Our intelligence services still haven't been able to determine whether those Iraqis implicated in the 1993 attack on the World Trade Center were doing so on Saddam's orders, as researcher and former Clinton adviser Laurie Mylroie has long maintained.

Our intelligence services failed to respond to increasing terrorist threats from the Middle East and Central Asia by recruiting and training a sufficient number of agents and analysts fluent in such languages as Arabic, Urdu, and Pashtun.

Our intelligence didn't predict or prevent 9/11.

I could go on, but you get the point. It is not President Bush's fault that our intelligence-gathering and clandestine capabilities are today insufficient for the challenges of the 21st century, but it is his responsibility to fix the problem. If he believes George Tenet is the man to accomplish that, fine. But it has to get done and the president is responsible for making sure that happens as quickly and effectively as possible. If not, this will be a legitimate issue for the Democratic presidential candidate.

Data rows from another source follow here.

# lh3/bwa

Hardware: AMD Instinct MI355X
Metric: Mreads/s (whole job) 2x150 bp vs GRCh38-scale index; SAM bit-identical to bwa mem (gate: `parity`).  `value` = the hot path (mem_align1_core of every read) on batches resident in HBM, as the bench contract times it; the SAM-producing FASTQ->SAM rate of the same build is `end_to_end_pe.value` (also i (higher is better)
Workload: dtype int32/u64 (integer DP + FM-index ranks); 1 GPU; 500000 pairs of 2x150 bp (mates interleaved) per GPU per step vs seeded synthetic 3100 Mbp genome (GRCh38 stand-in, seq_len 6.2e+09; BASELINE configs[2] layout); reads_per_gpu=1000000, read_len=150, layout=pe, sa_intv=1, occ_block_bytes=32, batches_in_flight=3

## Files before the change

bwa_amd/api.py:

```python
from __future__ import annotations

import ctypes as C
import os

import numpy as np

try:
    import torch
except Exception:
    torch = None

from .structs import ALN_DTYPE, ALNREG_DTYPE, PAIR_DTYPE, PESTAT_DTYPE, PESTAT_INFO_DTYPE, PRIMARY_DTYPE, RESCUE_DTYPE, SAMPE_DTYPE, MemOpt, PeOut, SamIn, SamOut

HERE = os.path.dirname(os.path.abspath(__file__))
DEFAULT_LIB = os.path.join(HERE, "csrc", "libbwagpu.so")

INTV3_DTYPE = np.dtype([("x0", "<u8"), ("x2", "<u8"), ("info", "<u8")])
GCHAIN_DTYPE = np.dtype([("n_seeds", "<i4"), ("rid", "<i4"), ("w", "<i4"), ("kept", "<i4"), ("is_alt", "<i4"),
                         ("frac_rep", "<f4"), ("pos", "<i8")])
GSEED_DTYPE = np.dtype([("rbeg", "<i8"), ("qbeg", "<i4"), ("len", "<i4"), ("score", "<i4"), ("_pad", "<i4")])
assert GCHAIN_DTYPE.itemsize == 32 and GSEED_DTYPE.itemsize == 24


MATESW_DTYPE = np.dtype([("read", "<i4"), ("r", "<i4"), ("anchor_rb", "<i8"), ("anchor_rid", "<i4"), ("score", "<i4"), ("te", "<i4"), ("qe", "<i4"),
# ... 7 lines not shown
SORT_KEY_DTYPE = np.dtype([("a", "<i8"), ("b", "<i4"), ("c", "<i4")])
assert SORT_KEY_DTYPE.itemsize == 16


class Stats(C.Structure):
    _fields_ = [(n, C.c_int64) for n in (
        "n_reads", "n_bases", "n_intv", "n_seeds", "n_chains", "n_regs_raw", "n_regs", "n_occ_blocks", "n_lf_steps",
        "n_ext_calls", "n_ext_cells", "n_glb_calls", "n_glb_cells", "ref_bases", "n_sw_calls", "n_sw_cells")] + [
        (n, C.c_float) for n in ("ms_seed", "ms_sa", "ms_chain", "ms_seedsw", "ms_extend", "ms_dedup", "ms_total")] + [
        ("n_retries", C.c_int32), ("ms_publish", C.c_float), ("n_tab_lookups", C.c_int64), ("n_bt_nodes", C.c_int64), ("n_chain_recs", C.c_int64),
        ("n_chain_deferred", C.c_int64), ("n_ext_fast", C.c_int64), ("n_chain_deferred2", C.c_int64),
        ("ms_pack", C.c_float), ("ms_download_copy", C.c_float), ("ms_cigar_kernels", C.c_float), ("ms_cigar_copy", C.c_float),
        ("n_cig_cells", C.c_int64), ("n_cig_dp", C.c_int64), ("retry_mask", C.c_int32), ("reserved_", C.c_int32)]

    def as_dict(self):
        return {n: getattr(self, n) for n, _ in self._fields_ if n != "reserved_"}


EXPORTS = [
    "bwagpu_create", "bwagpu_create_from_files", "bwagpu_destroy", "bwagpu_strerror", "bwagpu_last_error", "bwagpu_version",
    "bwagpu_index_info", "bwagpu_densify_sa", "bwagpu_set_stats", "bwagpu_get_stats", "bwagpu_align_bseq", "bwagpu_align_flat",
    "bwagpu_free", "bwagpu_batch_upload", "bwagpu_batch_run", "bwagpu_batch_download", "bwagpu_set_taps", "bwagpu_tap_intervals",
    "bwagpu_tap_chains", "bwagpu_tap_regs_raw", "bwagpu_index_buffers", "bwagpu_index_export", "bwagpu_clone", "bwagpu_index_ready",
    "bwagpu_batch_cigars", "bwagpu_batch_cigar_ops", "bwagpu_debug_phase", "bwagpu_batch_matesw", "bwagpu_clone_to_device", "bwagpu_index_build", "bwagpu_built_free", "bwagpu_abi_sizes", "bwagpu_debug_prof", "bwagpu_debug_hist", "bwagpu_debug_seed_x2", "bwagpu_debug_chain_hist", "bwagpu_debug_dp", "bwagpu_debug_sort", "bwagpu_debug_sort_limits", "bwagpu_set_cigar_filter", "bwagpu_batch_reserve", "bwagpu_batch_footprint", "bwagpu_mem_info",
    "bwagpu_batch_primary", "bwagpu_primary_flat", "bwagpu_primary_limits", "bwagpu_batch_pair", "bwagpu_pair_flat", "bwagpu_pair_limits", "bwagpu_batch_rescue", "bwagpu_rescue_flat", "bwagpu_rescue_limits",
    "bwagpu_batch_pestat", "bwagpu_pestat_flat", "bwagpu_batch_pestat_hist", "bwagpu_pestat_finish", "bwagpu_pestat_limits",
    "bwagpu_batch_alns", "bwagpu_alns_flat", "bwagpu_alns_limits", "bwagpu_aln_size",
    "bwagpu_cigars_flat", "bwagpu_cigar_limits", "bwagpu_dedup_flat", "bwagpu_dedup_limits", "bwagpu_ext_limits", "bwagpu_seed_limits",
    "bwagpu_batch_sampe", "bwagpu_sampe_flat", "bwagpu_sampe_limits", "bwagpu_sampe_size",
    "bwagpu_set_contig_names", "bwagpu_batch_sam", "bwagpu_sam_flat", "bwagpu_sam_limits",
    "bwagpu_trim", "bwagpu_set_option", "bwagpu_get_option", "bwagpu_set_default_option", "bwagpu_clear_default_options", "bwagpu_option_name",
]


class IndexDesc(C.Structure):
    _fields_ = [("bwt", C.c_void_p), ("bwt_size", C.c_uint64), ("primary", C.c_uint64), ("L2", C.c_uint64 * 5), ("seq_len", C.c_uint64),
                ("sa", C.c_void_p), ("n_sa", C.c_uint64), ("sa_intv", C.c_int), ("pac", C.c_void_p), ("l_pac", C.c_int64),
                ("n_seqs", C.c_int32), ("ctg_offset", C.c_void_p), ("ctg_len", C.c_void_p), ("ctg_is_alt", C.c_void_p)]


class BwaGpuError(RuntimeError):
    pass


def load_library(path: str | None = None) -> C.CDLL:
    path = path or DEFAULT_LIB
    if not os.path.exists(path):
# ... 763 lines not shown
```

bwa_amd/csrc/bwagpu.hip:

```cpp
#include <hip/hip_runtime.h>
#include <stdio.h>
#include <stdlib.h>
#include <string.h>
#include <math.h>
#include <algorithm>
#include <atomic>
#include <map>
#include <memory>
#include <mutex>
#include <string>
#include <vector>
#include <chrono>

#include "bwagpu_config.h"
#include "dev_common.h"
#include "dev_fm.h"
#include "dev_sort.h"
#include "dev_seed.h"
#include "dev_chain.h"
#include "dev_chainw.h"
#include "dev_ext.h"
#include "dev_extw.h"
#include "dev_extp.h"
#include "dev_dedup.h"
// ... 187 lines not shown
{
	if (b.ensure(bytes ? bytes : 16)) { h->err = "hipMalloc failed"; return BWAGPU_ENOMEM; }
	if (bytes) HIPCHK(h, hipMemcpy(b.p, src, bytes, hipMemcpyHostToDevice));
	return 0;
}
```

3) What may be the biggest mystery in this melodrama has been missed by all the major media as far as I'm aware. Early in 2002, Vice President Dick Cheney had questions about reports of Saddam buying uranium from Niger. So he asked the Central Intelligence Agency to find out the truth. Consider: Here's a request from the White House on a vital national-security issue. Does the CIA put their top spies on the case? No. Who do they put on the case? No one. Instead, they apparently decided to give the assignment to a diplomat.

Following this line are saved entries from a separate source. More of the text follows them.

__device__ __forceinline__ StrSpan sop_span(const KernelArgs& a, const StrOp& op, const CBX_CONST StrOp* opp,
                                            const TileCtx& t, const int32_t* s_cnt, int lane, const uint8_t* src,
                                            uint32_t rec_addr, const uint32_t* s_lut, bool& ok, bool fast,
                                            uint32_t ev[kStrFastBytes]) {
    bool el = t.active && (op.segment < 0 || op.segment == t.seg);
    if (op.n_odo) el &= odo_present(opp, op.n_odo, s_cnt, lane);
    const int o = a.start_off + op.eo;
    ok = el && o <= t.avail;
    const int n = ok ? (op.size < t.avail - o ? op.size : t.avail - o) : 0;
    auto lutf = [&](uint32_t b) { return str_lut(op.kind, s_lut, b); };
    if (fast) {
        uint32_t w[8];
        img_bytes32(src, rec_addr + (ok ? (uint32_t)op.eo : 0u), op.size, w);
        lut_entries32(w, op.size, lutf, ev);
        return string_span32e(op.trim, ev, n, op.size);
    }
    StrSpan sp{0, 0, 0};
    if (ok) sp = string_span(op.kind, op.trim, src + rec_addr + (uint32_t)op.eo, n, lutf);
    return sp;
}

__device__ __forceinline__ bool sop_fast(const StrOp& op, bool global) {
    return !global && op.size <= kStrFastBytes && (op.kind == CBX_K_STRING || op.kind == CBX_K_STRING_ASCII);
}

template <int W>
__device__ __forceinline__ void store_w(void* values, int64_t tile, int lane, const Val& x, int out_type) {
    const int w = W ? W : (out_type == CBX_O_I32 || out_type == CBX_O_F32 ? 4 : out_type == CBX_O_DEC128 ? 16 : 8);
// ... 177 lines not shown
                    if (kWide) q0[u] = img_le64_ending(src, end - 8);
                }
            }
#pragma unroll
            for (int u = 0; u < kRunU; u++)
                if (r0 + u < run) run_elem<V, W, kOdo>(a, op, a.nops + i, c, r0 + u, t, ok[u], q1[u], q0[u], s_cnt, lane);
        }
    }
}

template <int V, int W, bool kOdo, int N, typename Sink>
__device__ __forceinline__ void num_group(const KernelArgs& a, const NumOp (&op)[N], int i0, const TileCtx& t,
                                          const uint8_t* src, uint32_t rec_addr, const int32_t* s_cnt, int lane, Sink& sk) {
    constexpr bool kWide = V == V_BCD16 || V == V_ZONED16;
    constexpr bool kRead = V != V_GENERIC;
    const int lim = t.active ? t.avail - a.start_off : -1;
    bool ok[N];
    uint64_t r1[N], r0[N];
#pragma unroll
    for (int u = 0; u < N; u++) {
        ok[u] = op[u].eo + op[u].size <= lim;
        r1[u] = r0[u] = 0;
        if (kRead) {
            const uint32_t end = rec_addr + (ok[u] ? (uint32_t)op[u].eo : 0u) + op[u].size;
            r1[u] = img_le64_ending(src, end);
            if (kWide) r0[u] = img_le64_ending(src, end - 8);
        }
    }
#pragma unroll
    for (int u = 0; u < N; u++) num_one<V, W, kOdo, false>(a, op[u], i0 + u, t, ok[u], r1[u], r0[u], s_cnt, lane, sk);
}

__device__ __forceinline__ uint32_t view_buf(int64_t tile, const StrCall& c) {
// ... 225 lines not shown
        const uint32_t so = __builtin_amdgcn_udot4(lb & 0x02020202u, 0x20100804u, 0u, false);
        nb[g] = __builtin_amdgcn_udot4(lb & 0x03030303u, 0x01010101u, 0u, false);
        wide |= g == 0 ? so >> 3 : so << (4 * g - 3);
        sel[g] = group2_sel(so);
    }
    const int len = (e - b) + (int)popc32(wide & bits_below(e) & ~bits_below(b));
    group2_place(smax, u01, u23, nb, sel, b, len, slot, q, zero_tail);
    return len;
}


__device__ __forceinline__ int str_lane_compose(int kind, int trim, int width, int smax, int eo, int n, bool ok,
                                                const uint8_t* src, uint32_t rec_addr, const uint32_t* s_lut,
                                                uint8_t* s_str, int lane, u32x4 (&q)[kStrNC], bool zero_tail) {
    uint32_t w[8], ev[kStrFastBytes];
    img_bytes32(src, rec_addr + (ok ? (uint32_t)eo : 0u), smax, w);
    const uint32_t lut_a = 0;
    (void)s_lut;
#ifndef CBX_STR_NO_SDWA
    if (kind == CBX_K_STRING) {
#pragma unroll
        for (int j = 0; j < kStrFastBytes; j++)
            ev[j] = j < smax ? lds_ld<uint32_t>(lut_a + ((CBX_DIAG & 32) ? diag_bank(byte_x4(w[j >> 2], j & 3)) : byte_x4(w[j >> 2], j & 3))) : 0u;
    } else {
        lut_entries32(w, smax, [&](uint32_t b) { return ascii_lut(b); }, ev);
    }
#else
    lut_entries32(w, smax, [&](uint32_t b) { return str_lut(kind, s_lut, b); }, ev);
#endif
    uint32_t tr = 0;
#pragma unroll
// ... 58 lines not shown
        }
    }
}

__device__ __forceinline__ u32x4 str_short_view(int len, const u32x4 (&q)[kStrNC]) {
    return u32x4{(uint32_t)len, len > 0 ? q[0].x : 0u, len > 4 ? q[0].y : 0u, len > 8 ? q[0].z : 0u};
}

template <typename Sink>
__device__ __forceinline__ void str_view_fast(const KernelArgs& a, const StrOp& op, const CBX_CONST StrOp* opp, int i,
                                              const StrCall& c, const TileCtx& t, const int32_t* s_cnt,
                                              const uint8_t* src, uint32_t rec_addr, const uint32_t* s_lut,
                                              uint8_t* s_str, int lane, Sink& sk) {
    bool el = t.active && (op.segment < 0 || op.segment == t.seg);
    if (op.n_odo) el &= odo_present(opp, op.n_odo, s_cnt, lane);
    const int o = a.start_off + op.eo;
    const bool ok = el && o <= t.avail;
    const int n = ok ? (op.size < t.avail - o ? op.size : t.avail - o) : 0;
    u32x4 q[kStrNC];
    const int len = str_lane_compose(op.kind, op.trim, op.pad, op.size, op.eo, n, ok, src, rec_addr, s_lut, s_str, lane, q);
    sk.svalid(c, i, t.tile, __ballot(ok));
    const bool lng = len > 12;
    uint32_t tot;
    const uint32_t ex = wave_excl_scan32(lng ? (uint32_t)(len + 3) & ~3u : 0u, lane, tot);
    u32x4 v;
    if (!lng) {
        v = str_short_view(len, q);
    } else {
        str_store_long(gp(c.scratch + t.tile * c.tile_cap + ex), len, op.size * op.pad, q);
        v = u32x4{(uint32_t)len, q[0].x, view_buf(t.tile, c), view_pos(t.tile, c, ex)};
    }
    st_out(gp((u32x4*)c.views) + t.tile * kWave + lane, v);
}

template <typename Sink>
__device__ __forceinline__ void str_view_pair(const KernelArgs& a, const StrOp& A, int ia, const StrCall& ca,
                                              const StrOp& B, int ib, const StrCall& cb, const TileCtx& t,
                                              const uint8_t* src, uint32_t rec_addr, const uint32_t* s_lut,
                                              uint8_t* s_str, int lane, Sink& sk) {
    const bool sa = t.seg == A.segment;
    const int eo = sa ? A.eo : B.eo, size = sa ? A.size : B.size;
    const int smax = A.size > B.size ? A.size : B.size;
    const int o = a.start_off + eo;
    const bool ok = t.active && (sa || t.seg == B.segment) && o <= t.avail;
    const int n = ok ? (size < t.avail - o ? size : t.avail - o) : 0;
    u32x4 q[kStrNC];
    const int len = str_lane_compose(A.kind, A.trim, A.pad, smax, eo, n, ok, src, rec_addr, s_lut, s_str, lane, q);
    sk.svalid(ca, ia, t.tile, __ballot(ok && sa));
    sk.svalid(cb, ib, t.tile, __ballot(ok && !sa));
    const bool lng = len > 12;
    uint32_t tot;
    const uint32_t r4 = lng ? (uint32_t)(len + 3) & ~3u : 0u;
    const uint32_t exb = wave_excl_scan32(sa ? r4 : r4 << 16, lane, tot);
    const uint32_t ex = sa ? exb & 0xFFFFu : exb >> 16;
    u32x4 v;
    if (!lng) {
        v = str_short_view(len, q);
    } else {
// ... 62 lines not shown
    case 3: __builtin_amdgcn_s_waitcnt(0x0F73); break;
    case 4: __builtin_amdgcn_s_waitcnt(0x0F74); break;
    case 5: __builtin_amdgcn_s_waitcnt(0x0F75); break;
    case 6: __builtin_amdgcn_s_waitcnt(0x0F76); break;
    default: __builtin_amdgcn_s_waitcnt(0x0F77); break;
    }
    asm volatile("" ::: "memory");
}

I assume they contacted the State Department. Even so, they didn't get the Foreign Service's most talented ambassador, someone with investigative skills and broad experience in nuclear proliferation and related issues. No, the assignment went to a retiree who is far to the left of the Bush administration. Why?

That retiree was Joseph C. Wilson IV, former ambassador to Gabon, and one-time deputy to ambassador April Glaspie in Iraq. (You'll recall she was the U.S. official who reportedly told Saddam: “We have no opinion on your Arab-Arab conflicts, such as your dispute with Kuwait.”)

Wilson's investigation, according to his recent New York Times op-ed, consisted of his spending “eight days drinking sweet mint tea and meeting with dozens of people.” He added: “It did not take long to conclude that it was highly doubtful that any such transaction [sale of uranium from Niger to Iraq] had ever taken place.”

Wilson's conclusion was probably correct. It's likely that no such transaction occurred — which begs the question of whether Saddam attempted to complete such a transaction, as the British believe and as Bush said in his SOTU.

But let's imagine for just a moment that one of the officials with whom Wilson met had accepted a million-dollar bribe for facilitating the transfer of uranium to Saddam's agents. What is the likelihood that that information would have been disclosed to Wilson over sips of sweet mint tea? Not huge, I'd wager.

When did the vice president learn that this was the manner in which his orders had been carried out? Is there an explanation for such dereliction of duty by CIA and, possibly, by State as well? Was anyone held accountable?

Inquiring minds should want to know.

Clifford D. May, a former New York Times foreign correspondent, is president of the Foundation for the Defense of Democracies, a policy institute focusing on terrorism.